[Entries taken from a collection]

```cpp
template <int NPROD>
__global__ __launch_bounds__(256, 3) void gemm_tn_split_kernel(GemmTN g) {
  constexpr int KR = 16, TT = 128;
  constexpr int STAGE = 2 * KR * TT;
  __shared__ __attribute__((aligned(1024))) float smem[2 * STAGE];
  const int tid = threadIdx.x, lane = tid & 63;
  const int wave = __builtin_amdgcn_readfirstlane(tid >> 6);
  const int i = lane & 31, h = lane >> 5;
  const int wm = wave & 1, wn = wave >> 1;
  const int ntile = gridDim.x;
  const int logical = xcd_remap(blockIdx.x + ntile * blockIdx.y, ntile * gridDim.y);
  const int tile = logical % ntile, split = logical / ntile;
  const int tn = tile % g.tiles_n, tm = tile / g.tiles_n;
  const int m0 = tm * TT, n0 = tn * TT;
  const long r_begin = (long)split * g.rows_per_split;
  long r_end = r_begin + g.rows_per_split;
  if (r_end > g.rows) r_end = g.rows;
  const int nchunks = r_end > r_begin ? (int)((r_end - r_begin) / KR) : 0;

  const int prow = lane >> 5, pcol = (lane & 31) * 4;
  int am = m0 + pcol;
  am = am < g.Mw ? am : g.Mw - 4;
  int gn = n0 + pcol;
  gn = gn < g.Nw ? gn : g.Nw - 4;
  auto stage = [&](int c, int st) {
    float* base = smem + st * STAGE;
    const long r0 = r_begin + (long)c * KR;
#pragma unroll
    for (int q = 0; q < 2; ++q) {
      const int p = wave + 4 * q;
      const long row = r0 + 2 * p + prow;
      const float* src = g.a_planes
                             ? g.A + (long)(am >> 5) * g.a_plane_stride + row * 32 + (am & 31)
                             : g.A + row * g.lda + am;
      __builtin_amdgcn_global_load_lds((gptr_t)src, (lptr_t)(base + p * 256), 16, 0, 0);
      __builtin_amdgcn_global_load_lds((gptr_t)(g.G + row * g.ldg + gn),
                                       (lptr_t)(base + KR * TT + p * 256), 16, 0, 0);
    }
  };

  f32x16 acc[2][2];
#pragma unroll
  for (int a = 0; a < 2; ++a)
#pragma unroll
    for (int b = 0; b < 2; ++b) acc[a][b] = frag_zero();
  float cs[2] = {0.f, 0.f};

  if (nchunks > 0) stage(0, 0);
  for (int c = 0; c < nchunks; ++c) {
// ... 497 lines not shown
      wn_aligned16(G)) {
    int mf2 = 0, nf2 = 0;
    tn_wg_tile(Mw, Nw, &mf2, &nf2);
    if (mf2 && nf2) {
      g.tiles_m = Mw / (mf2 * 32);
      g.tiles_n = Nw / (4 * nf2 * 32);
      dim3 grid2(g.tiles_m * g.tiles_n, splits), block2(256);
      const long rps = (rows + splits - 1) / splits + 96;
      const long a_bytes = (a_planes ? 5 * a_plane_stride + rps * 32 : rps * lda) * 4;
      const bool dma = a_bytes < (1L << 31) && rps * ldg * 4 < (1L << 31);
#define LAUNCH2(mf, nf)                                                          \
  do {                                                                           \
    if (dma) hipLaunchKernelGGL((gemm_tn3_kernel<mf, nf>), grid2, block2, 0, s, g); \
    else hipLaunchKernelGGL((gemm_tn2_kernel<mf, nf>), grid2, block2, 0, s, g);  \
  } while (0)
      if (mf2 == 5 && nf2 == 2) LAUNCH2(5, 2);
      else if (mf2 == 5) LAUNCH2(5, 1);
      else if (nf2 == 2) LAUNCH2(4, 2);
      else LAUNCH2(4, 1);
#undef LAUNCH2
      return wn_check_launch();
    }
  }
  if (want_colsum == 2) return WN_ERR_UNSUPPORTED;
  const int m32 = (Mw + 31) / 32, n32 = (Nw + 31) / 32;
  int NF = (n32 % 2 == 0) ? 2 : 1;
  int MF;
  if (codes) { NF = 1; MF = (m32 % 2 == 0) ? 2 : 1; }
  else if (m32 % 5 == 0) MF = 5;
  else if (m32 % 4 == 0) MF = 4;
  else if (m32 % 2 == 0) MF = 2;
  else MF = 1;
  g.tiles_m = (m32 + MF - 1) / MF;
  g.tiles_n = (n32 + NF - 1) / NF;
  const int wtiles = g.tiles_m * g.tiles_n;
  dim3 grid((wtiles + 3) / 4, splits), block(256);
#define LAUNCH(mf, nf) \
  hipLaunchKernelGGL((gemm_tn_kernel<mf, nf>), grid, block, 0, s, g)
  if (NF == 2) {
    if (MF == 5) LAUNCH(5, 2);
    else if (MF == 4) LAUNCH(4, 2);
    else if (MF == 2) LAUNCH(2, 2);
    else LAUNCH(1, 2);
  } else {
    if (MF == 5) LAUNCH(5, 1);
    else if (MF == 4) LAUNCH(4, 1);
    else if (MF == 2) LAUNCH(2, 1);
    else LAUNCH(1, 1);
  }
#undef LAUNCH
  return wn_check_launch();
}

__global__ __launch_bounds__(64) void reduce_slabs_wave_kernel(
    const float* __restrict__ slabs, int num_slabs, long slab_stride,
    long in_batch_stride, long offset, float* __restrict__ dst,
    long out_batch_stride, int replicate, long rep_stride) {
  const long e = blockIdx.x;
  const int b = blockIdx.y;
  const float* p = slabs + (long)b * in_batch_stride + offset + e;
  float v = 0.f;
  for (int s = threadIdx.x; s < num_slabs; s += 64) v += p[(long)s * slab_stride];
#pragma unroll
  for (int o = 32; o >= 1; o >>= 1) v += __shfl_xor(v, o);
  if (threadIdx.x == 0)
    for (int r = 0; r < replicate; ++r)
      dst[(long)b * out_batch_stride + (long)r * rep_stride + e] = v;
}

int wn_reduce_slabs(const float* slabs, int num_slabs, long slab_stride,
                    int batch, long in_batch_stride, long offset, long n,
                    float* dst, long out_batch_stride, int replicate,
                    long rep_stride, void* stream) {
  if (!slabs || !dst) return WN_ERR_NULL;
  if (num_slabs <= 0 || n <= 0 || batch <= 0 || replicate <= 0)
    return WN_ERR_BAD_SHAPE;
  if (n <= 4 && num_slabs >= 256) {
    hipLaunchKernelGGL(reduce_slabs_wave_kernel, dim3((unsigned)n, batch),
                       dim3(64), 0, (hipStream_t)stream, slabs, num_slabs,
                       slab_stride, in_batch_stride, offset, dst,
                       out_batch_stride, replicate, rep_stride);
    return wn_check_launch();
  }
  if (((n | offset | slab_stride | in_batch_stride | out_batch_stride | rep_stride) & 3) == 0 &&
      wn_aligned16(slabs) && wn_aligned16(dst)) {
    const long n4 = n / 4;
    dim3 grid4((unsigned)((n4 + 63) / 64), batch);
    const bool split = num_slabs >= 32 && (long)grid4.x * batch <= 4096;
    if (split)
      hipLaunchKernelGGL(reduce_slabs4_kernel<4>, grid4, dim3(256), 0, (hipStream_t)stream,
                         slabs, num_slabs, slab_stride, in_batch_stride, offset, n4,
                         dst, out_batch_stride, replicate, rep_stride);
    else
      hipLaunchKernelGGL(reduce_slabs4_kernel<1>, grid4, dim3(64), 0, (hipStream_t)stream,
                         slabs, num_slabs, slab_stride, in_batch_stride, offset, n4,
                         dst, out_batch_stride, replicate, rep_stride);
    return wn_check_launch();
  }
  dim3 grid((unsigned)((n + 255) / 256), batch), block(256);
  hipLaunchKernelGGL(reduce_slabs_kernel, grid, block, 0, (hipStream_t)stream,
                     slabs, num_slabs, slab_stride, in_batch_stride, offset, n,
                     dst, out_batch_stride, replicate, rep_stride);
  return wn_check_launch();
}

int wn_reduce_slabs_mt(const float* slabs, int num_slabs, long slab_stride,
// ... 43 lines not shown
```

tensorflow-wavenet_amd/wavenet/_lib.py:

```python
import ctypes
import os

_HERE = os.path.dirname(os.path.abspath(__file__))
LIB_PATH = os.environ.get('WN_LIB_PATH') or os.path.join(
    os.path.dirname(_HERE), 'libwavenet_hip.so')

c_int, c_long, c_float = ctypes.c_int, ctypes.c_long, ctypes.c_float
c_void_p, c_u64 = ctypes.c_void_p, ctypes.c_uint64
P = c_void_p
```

## WHAT IS EXPECTED
If a line in the records above has the word "ctypes", copy it.

## RESULT
import ctypes
c_int, c_long, c_float = ctypes.c_int, ctypes.c_long, ctypes.c_float
c_void_p, c_u64 = ctypes.c_void_p, ctypes.c_uint64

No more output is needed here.